El Matemático se interrumpe y mira en la dirección que Leto acaba de señalar, un poco desorientado primero, como si saliera de un semisueño, y, cuando comprende, sacude afirmativo la cabeza y empieza a esbozar una sonrisa.

– En efecto. Pane lucrando -dice.

En efecto; y, como diría el Matemático, pane lucrando. En mangas de camisa, la cara vuelta hacia el Sur, en el escalón superior de los dos de granito reconstituido que conducen a la entrada principal de La Región, interceptando la puerta, entre las dos vidrieras que exhiben las pizarras de felpa negra en las que se difunden, pegando letras móviles de latón blanco, las noticias principales del día.
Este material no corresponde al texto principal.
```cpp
#ifdef VRC_TIME_STATS
}
extern "C" int vrc_stats_time(unsigned long long *out16, int clear) {
    if (out16 && hipMemcpyFromSymbol(out16, HIP_SYMBOL(vrc::g_time_stats), sizeof(vrc::g_time_stats)) != hipSuccess) return 1;
    if (clear) {
        static unsigned long long zero[16];
        if (hipMemcpyToSymbol(HIP_SYMBOL(vrc::g_time_stats), zero, sizeof(zero)) != hipSuccess) return 1;
    }
    return 0;
}
namespace vrc {
#endif
#ifdef VRC_SCHED_STATS
}
extern "C" int vrc_stats_run_hist(unsigned long long *out96, int clear) {
    if (out96 && hipMemcpyFromSymbol(out96, HIP_SYMBOL(vrc::g_run_hist), sizeof(vrc::g_run_hist)) != hipSuccess) return 1;
    if (out96 && hipMemcpyFromSymbol(out96 + 96, HIP_SYMBOL(vrc::g_jump_stats), sizeof(vrc::g_jump_stats)) != hipSuccess) return 1;
    if (out96 && hipMemcpyFromSymbol(out96 + 108, HIP_SYMBOL(vrc::g_jump_private_solves), sizeof(vrc::g_jump_private_solves)) != hipSuccess) return 1;
    if (clear) {
        static unsigned long long zero[3][32];
        if (hipMemcpyToSymbol(HIP_SYMBOL(vrc::g_run_hist), zero, sizeof(zero)) != hipSuccess) return 1;
        if (hipMemcpyToSymbol(HIP_SYMBOL(vrc::g_jump_stats), zero, sizeof(vrc::g_jump_stats)) != hipSuccess) return 1;
        if (hipMemcpyToSymbol(HIP_SYMBOL(vrc::g_jump_private_solves), zero, sizeof(vrc::g_jump_private_solves)) != hipSuccess) return 1;
    }
    return 0;
}
namespace vrc {
// ... 2 lines not shown
hipError_t launch_fill_image(float *image, size_t n_pixels, hipStream_t stream) {
    (void)hipGetLastError();
    if (!n_pixels) return hipSuccess;
    hipLaunchKernelGGL(fill_image_kernel, dim3((unsigned)((n_pixels + 255) / 256)), dim3(256), 0, stream, reinterpret_cast<float4 *>(image), n_pixels);
    return hipGetLastError();
}

hipError_t launch_pack_rgba8(const float *image, uint8_t *out, size_t n_pixels, hipStream_t stream) {
    (void)hipGetLastError();
    if (!n_pixels) return hipSuccess;
    hipLaunchKernelGGL(pack_rgba8_kernel, dim3((unsigned)((n_pixels + 255) / 256)), dim3(256), 0, stream,
                       reinterpret_cast<const float4 *>(image), reinterpret_cast<uchar4 *>(out), n_pixels);
    return hipGetLastError();
}

hipError_t launch_frame_setup(const RaycastParams &p, hipStream_t stream) {
    (void)hipGetLastError();
    hipLaunchKernelGGL(frame_setup_kernel, dim3(1), dim3(64), 0, stream, p);
    return hipGetLastError();
}

static bool svo_uses_coarse(const RaycastParams &p) {
    return p.coarse != nullptr && p.coarse_log2 >= 1 && p.coarse_log2 <= p.log2_dim - 2;
}
static bool svo_uses_boxes(const RaycastParams &p) { return svo_uses_coarse(p) && p.boxes != nullptr && p.box_aux != nullptr; }
static bool svo_jumps(const RaycastParams &p) { return p.jump_min_run < kJumpOff; }
static int svo_tiles(bool jump, bool multi) { return svo_tiles_per_workgroup(jump, multi); }
static size_t svo_stack_bytes(const RaycastParams &p, int tiles) {
    const int levels = svo_uses_coarse(p) ? p.log2_dim - p.coarse_log2 : (p.log2_dim > 1 ? p.log2_dim - 1 : 1);
    return (size_t)levels * 64 * tiles * (sizeof(uint64_t) + (svo_uses_boxes(p) ? sizeof(uint32_t) : 0)) + (size_t)p.lds_pad_bytes * tiles / kTilesPerBlock;
}
constexpr size_t lds_table_bytes(int rows, int tiles) { return (size_t)(3 * rows) * 64 * tiles * sizeof(JumpWord); }

// ... 104 lines not shown
```

### voxel-raycaster_amd/csrc/vrc_api.cpp

```cpp
#include <hip/hip_runtime.h>

#include <algorithm>
#include <cmath>
#include <cstdarg>
#include <cstdio>
#include <cstring>
#include <initializer_list>
#include <memory>
#include <mutex>
#include <string>
#include <vector>

#include "../../include/vrc.h"
#include "box_query.h"
#include "box_sweep.h"
#include "raycast_query.h"
#include "vrc_launch.h"
#include "vrc_params.h"

namespace {

struct DeviceRestore {
    int dev = -1;
    DeviceRestore() { if (hipGetDevice(&dev) != hipSuccess) { dev = -1; (void)hipGetLastError(); } }
    ~DeviceRestore() { if (dev >= 0) (void)hipSetDevice(dev); }
};

template <class T>
void release(T *&p) {
    if (p) { (void)hipFree(p); p = nullptr; }
// ... 6 lines not shown
struct BoxKey {
    TableKey at; int mode = 0; int64_t levels_asked = 0, records_asked = 0;
    bool operator==(const BoxKey &o) const { return at == o.at && mode == o.mode && levels_asked == o.levels_asked && records_asked == o.records_asked; }
};
template <class Key>
struct Derived {
    Key built, failed;
    bool gave_up = false;
    std::string note;
};

}

struct vrc_setting { std::string name, define; int64_t value; };

struct vrc_tree {
    int device = 0;
    uint64_t *d_desc = nullptr; uint64_t n_desc = 0;
    uint32_t *d_attach_lookup = nullptr; uint64_t *d_attach = nullptr; uint64_t n_attach = 0;
    std::mutex guard;
    uint64_t *d_coarse = nullptr; Derived<TableKey> coarse;
    uint32_t *d_boxes = nullptr, *d_box_aux = nullptr; Derived<BoxKey> boxes; double box_build_seconds = 0.0;
    unsigned long long box_queries_cut = 0;
    int box_levels = 0; uint64_t box_records = 0;
    uint32_t *d_box_child = nullptr; uint64_t *d_box_desc = nullptr, *d_box_pos = nullptr;
    ~vrc_tree() {
        {
            DeviceRestore restore;
            (void)hipSetDevice(device);
            release(d_coarse); release(d_boxes); release(d_box_aux); release(d_box_child); release(d_box_desc); release(d_box_pos);
            release(d_desc); release(d_attach_lookup); release(d_attach);
        }
        (void)hipGetLastError();
// ... 11 lines not shown
    bool own_copy = false;
    int32_t peer_access = -1;
    void *pinned_stage = nullptr; size_t pinned_stage_bytes = 0;
    bool last_frame_boxes = false;
    vrc::LaunchRecord last_launch = {};
    bool last_frame_wrote_hits = false;
    float *d_viewport = nullptr; float *d_image = nullptr; int32_t *d_hits = nullptr; uint8_t *d_rgba8 = nullptr;
    uint32_t *d_jump_cache = nullptr, *d_jump_slots = nullptr; int jump_slot_count = 0, jump_slot_threads = 0;
    int32_t width = 0, height = 0;
    bool sliced = false;
    int32_t buffer_rows = 0;
    uint8_t *d_atlas = nullptr; int32_t atlas_w = 0, atlas_h = 0, tile_w = 0, tile_h = 0;
    unsigned long long *d_partials = nullptr; int partial_blocks = 0;
    unsigned long long *d_counters = nullptr;
    int32_t *d_frame = nullptr;
    unsigned int *wd_flag = nullptr;
    float *d_query_rays = nullptr; int32_t *d_query_out = nullptr; int64_t query_capacity = 0;
    float *d_box_in = nullptr; int32_t *d_box_rec = nullptr; int64_t *d_box_cnt = nullptr; int64_t box_io_capacity = 0;
    int32_t *d_box_vox = nullptr; size_t box_vox_bytes = 0;
    void *d_box_plan = nullptr; int64_t *d_box_scan = nullptr; int32_t *d_box_corner = nullptr; int64_t box_capacity = 0;
    int64_t *d_box_items = nullptr; int64_t box_item_capacity = 0;
    void *d_box_temp = nullptr; size_t box_temp_bytes = 0;
    float *d_sweep_in = nullptr; int32_t *d_sweep_out = nullptr; int64_t sweep_io_capacity = 0;
    int32_t *d_sweep_rec = nullptr, *d_sweep_vox = nullptr; int64_t *d_sweep_cnt = nullptr, *d_sweep_scan = nullptr; int64_t sweep_capacity = 0;
    int64_t sweep_n_big = 0;

    const float *cam_dir = nullptr, *cam_pos = nullptr;
    const float *cam_trig = nullptr;
    const float *lights = nullptr; const int32_t *light_count = nullptr;

// ... 365 lines not shown
    *n = (int32_t)h->peers.size() + 1;
    return VRC_OK;
}

int vrc_destroy(vrc_caster *h) {
    if (!h) return VRC_ERR_INVALID_ARGUMENT;
    for (vrc_caster *q : h->peers) vrc_destroy(q);
    h->peers.clear();
    (void)hipSetDevice(h->device);
    if (h->stream) (void)hipStreamSynchronize(h->stream);
    drain_events(h);
    for (auto &p : h->pool) { (void)hipEventDestroy(p.a); (void)hipEventDestroy(p.b); }
    release_tree(h);
    release(h->d_map);
    release_viewport_buffers(h); release(h->d_atlas);
    release(h->d_partials); release(h->d_counters); release(h->d_frame);
    release_query_staging(h);
    if (h->wd_flag) (void)hipHostFree(h->wd_flag);
    if (h->pinned_stage) (void)hipHostFree(h->pinned_stage);
    if (h->stream) (void)hipStreamDestroy(h->stream);
    delete h;
    return VRC_OK;
}

const char *vrc_last_error(const vrc_caster *h) { return h ? h->error.c_str() : "null handle"; }

int vrc_assign_map(vrc_caster *h, const int8_t *voxels, int32_t dx, int32_t dy, int32_t dz) {
    if (!h || !voxels || dx <= 0 || dy <= 0 || dz <= 0) return fail(h, VRC_ERR_INVALID_ARGUMENT, "assign_map: bad argument");
    HIP_TRY(h, hipSetDevice(h->device));
    release(h->d_map);
    const size_t bytes = (size_t)dx * dy * dz;
// ... 658 lines not shown
    p.blocks_x = (h->width + vrc::kTileW * vrc::kTilesPerBlock - 1) / (vrc::kTileW * vrc::kTilesPerBlock);
    if (svo) derive_from_tree(h, t, p.log2_dim, p.root_index, p.stepping_mode, p);
    p.jump_tables_lds = (int32_t)std::min<int64_t>(2, std::max<int64_t>(0, setting_or(h, "jump_tables_lds", 2)));
    const int lds_rows = vrc::jump_tables_lds_rows(p);
    const bool tables_in_lds = lds_rows > 0;
    p.jump_tables_lds = lds_rows;
    p.jump_min_run = !p.coarse ? vrc::kJumpOff : (int32_t)std::min<int64_t>(vrc::kJumpOff, std::max<int64_t>(1, setting_or(h, "jump_min_run",
                                    p.log2_dim >= (p.boxes ? vrc::kDefaultJumpMinDepthBoxes : vrc::kDefaultJumpMinDepth) ? (tables_in_lds ? vrc::kDefaultJumpMinRunLds : vrc::kDefaultJumpMinRun)
                                                                            : vrc::kJumpOff)));
    p.safe_steps = (int32_t)std::min<int64_t>(256, std::max<int64_t>(2, setting_or(h, "safe_steps",
                                    p.jump_min_run < vrc::kJumpOff ? vrc::kDefaultSafeStepsJump : vrc::kDefaultSafeSteps)));
    const int nblocks = vrc::raycast_workgroups(p), wg_tiles = vrc::raycast_workgroup_tiles(p);
    if (nblocks > h->partial_blocks) {
        release(h->d_partials);
        h->partial_blocks = 0;
        HIP_TRY(h, hipMalloc((void **)&h->d_partials, sizeof(unsigned long long) * vrc::kCtrCount * (size_t)nblocks));
        h->partial_blocks = nblocks;
    }
    p.counters = h->d_partials;
    if (svo && p.stepping_mode == 0 && p.jump_min_run < vrc::kJumpOff && !tables_in_lds) {
        VRC_TRY(ensure_jump_cache(h, nblocks, wg_tiles));
        p.jump_cache = h->d_jump_cache; p.jump_slots = h->d_jump_slots; p.jump_slot_count = h->jump_slot_count;
    }
    h->last_frame_boxes = p.boxes != nullptr;
    h->last_blocks = nblocks;
    h->frames_enqueued++;

    vrc_caster::EvPair ev;
    if (!h->pool.empty()) { ev = h->pool.back(); h->pool.pop_back(); }
    else { HIP_TRY(h, hipEventCreate(&ev.a)); HIP_TRY(h, hipEventCreate(&ev.b)); }

    HIP_TRY(h, vrc::launch_frame_setup(p, h->stream));
    HIP_TRY(h, hipEventRecord(ev.a, h->stream));
    HIP_TRY(h, vrc::launch_raycast(p, h->stream, &h->last_launch));
    HIP_TRY(h, hipEventRecord(ev.b, h->stream));
    h->pending.push_back(ev);
    if (h->pending.size() > 4096) { HIP_TRY(h, hipStreamSynchronize(h->stream)); drain_events(h); }
    return VRC_OK;
}

template <class Enqueue>
int gather_rows(vrc_caster *h, void *host, size_t bpp, Enqueue enqueue) {
    const bool stage = !h->peers.empty() && !host_is_pinned(host, bpp * (size_t)h->width * (size_t)h->height);
    int rc = enqueue(h, stage);
    if (rc != VRC_OK) return rc;
    for (size_t i = 0; i < h->peers.size(); i++) {
        rc = enqueue(h->peers[i], stage);
        if (rc != VRC_OK) return fail(h, rc, "rank %zu: %s", i + 1, h->peers[i]->error.c_str());
    }
    rc = sync_one(h);
// ... 246 lines not shown
    memset(&k, 0, sizeof(k));
    k.family = r.family; k.n_args = r.n_args;
    for (int i = 0; i < 6; i++) k.args[i] = i < r.n_args ? r.args[i] : -1;
    k.jump_min_run = r.jump_min_run; k.lds_rows = r.lds_rows;
    static const char *const family[] = {"", "raycast_svo_kernel", "raycast_jump_kernel", "raycast_array_kernel"};
    std::string name = family[r.family];
    for (int i = 0; i < r.n_args; i++) {
        name += i ? ", " : "<";
        name += ((r.int_args >> i) & 1) ? std::to_string(r.args[i]) : std::string(r.args[i] ? "true" : "false");
    }
    if (r.n_args) name += ">";
    snprintf(k.name, sizeof(k.name), "%s", name.c_str());
    const uint32_t n = std::min<uint32_t>(out->struct_size, (uint32_t)sizeof(k));
    k.struct_size = n;
    memcpy(out, &k, n);
    return VRC_OK;
}

int vrc_get_scheduler_stats(vrc_caster *h, uint64_t out[8]) {
    if (!h || !out) return VRC_ERR_INVALID_ARGUMENT;
    vrc_counters tmp;
    int rc = vrc_get_counters(h, &tmp);
    if (rc != VRC_OK) return rc;
    for (int i = 0; i < 8; i++) out[i] = h->sched_stats[i];
    return VRC_OK;
}

int vrc_timing_reset(vrc_caster *h) {
    if (!h) return VRC_ERR_INVALID_ARGUMENT;
    int rc = vrc_sync(h);
// ... 340 lines not shown
```

### voxel-raycaster_amd/csrc/vrc_launch.h

```cpp
#pragma once

#include <hip/hip_runtime.h>

#include <stdint.h>

#include <string>

#include "../../include/vrc.h"

namespace vrc {

struct RaycastParams;
struct LaunchRecord;
struct QueryParams;
struct BoxParams;
struct SweepParams;

hipError_t launch_fill_image(float *image, size_t n_pixels, hipStream_t stream);
hipError_t launch_pack_rgba8(const float *image, uint8_t *out, size_t n_pixels, hipStream_t stream);
hipError_t launch_frame_setup(const RaycastParams &p, hipStream_t stream);
int jump_tables_lds_rows(const RaycastParams &p);
int raycast_workgroup_tiles(const RaycastParams &p);
int raycast_workgroups(const RaycastParams &p);
hipError_t launch_raycast(const RaycastParams &p, hipStream_t stream, LaunchRecord *rec);
hipError_t launch_reduce_counters(const unsigned long long *partials, int nblocks, unsigned long long *out,
                                  hipStream_t stream);

hipError_t launch_raycast_jump(const RaycastParams &p, hipStream_t stream, LaunchRecord *rec);
hipError_t launch_coarse_build(const uint64_t *descriptors, uint64_t root_index, int log2_dim, int lc, uint64_t *out, hipStream_t stream);

hipError_t launch_box_positions(const uint64_t *descriptors, uint64_t n_desc, uint64_t root_index, int n, uint64_t *pos, hipStream_t stream);
hipError_t launch_box_build(const uint64_t *descriptors, uint64_t n_desc, uint64_t root_index, int n, int lc, uint64_t *pos_tmp,
                            uint32_t *boxes, uint32_t *aux, hipStream_t stream);
struct BoxUpper { uint64_t *desc = nullptr, *pos = nullptr; uint32_t *child = nullptr, *boxes = nullptr; uint64_t count = 0; int levels = 0; };
hipError_t launch_box_build_upper(const uint64_t *descriptors, uint64_t root_index, int n, int lc, uint64_t max_records, int max_levels,
// ... 30 lines not shown
```

### voxel-raycaster_amd/csrc/vrc_params.h

```cpp
#pragma once

#include <stdint.h>

namespace vrc {

#ifndef VRC_TILE_W
#define VRC_TILE_W 8
#endif
constexpr int kTileW = VRC_TILE_W;
constexpr int kTileH = 64 / VRC_TILE_W;
static_assert((kTileW & (kTileW - 1)) == 0 && kTileW >= 1 && kTileW <= 64, "tile width must be a power of two <= 64");
#ifndef VRC_TILES_PER_BLOCK
#define VRC_TILES_PER_BLOCK 4
#endif
constexpr int kTilesPerBlock = VRC_TILES_PER_BLOCK;
constexpr int kBlockThreads = 64 * kTilesPerBlock;
#ifndef VRC_SVO_TILES
#define VRC_SVO_TILES 1
#endif
constexpr int svo_tiles_per_workgroup(bool , bool ) { return VRC_SVO_TILES; }
static_assert(VRC_SVO_TILES >= 1 && VRC_TILES_PER_BLOCK % VRC_SVO_TILES == 0, "a workgroup is a whole fraction of a block");
constexpr int svo_workgroups(int groups, int tiles) {
    return tiles == kTilesPerBlock ? groups : ((groups + 7) / 8) * 8 * (kTilesPerBlock / tiles);
}
// ... 97 lines not shown
    int32_t lds_pad_bytes;
    int32_t xcd_mode;
    int32_t tile_rank, tile_world, band_tiles;
    int32_t blocks_x;
    int32_t local_tile_rows;
    int32_t row_sliced;
    int32_t stepping_mode;
    const uint64_t *coarse;
    int32_t coarse_log2;
    const uint32_t *boxes;
    const uint32_t *box_aux;
    const uint32_t *box_child;
    int32_t box_levels;
    unsigned long long *counters;
    unsigned int *watchdog_flag;
};

}
```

Tomatis está encendiendo un cigarrillo, con el fósforo protegido en el hueco de las palmas aunque no sopla la más mínima brisa y hubiese podido por lo tanto exponer la llama al aire matinal sin ningún peligro de que se apague. Un hombre alto, bien trajeado, que lleva un portafolios bajo el brazo, y al que Tomatis, ocupado en encender su cigarrillo, le impide salir del diario, le da un golpecito en el hombro de modo que Tomatis, sorprendido y serio, se da vuelta y se desplaza unos centímetros al mismo tiempo, para dejarle paso, con bastante mala voluntad, bajando un escalón y sin dignarse responder cuando el otro, al pasar, le lanza un agradecimiento de pura cortesía. Desde el escalón inferior, mientras se guarda los fósforos en el bolsillo, sin sacarse el cigarrillo de entre los labios, sigue oteando el Sur, indiferente al tumulto de la calle. Los autos pasan, muy lentos, en ambas direcciones, interceptando, intermitentes, la vereda del diario, de modo que la presencia de Tomatis. parado en el primer escalón de la entrada principal, se borra y reaparece, para Leto y el Matemático, discontinua y fragmentaria. Pareciera de mal humor -dice el Matemático, menos como resultado de una observación verídica que para exhibir, en presencia de Leto, un conocimiento íntimo de Tomatis; y Leto, por razones muy semejantes: Pareciera.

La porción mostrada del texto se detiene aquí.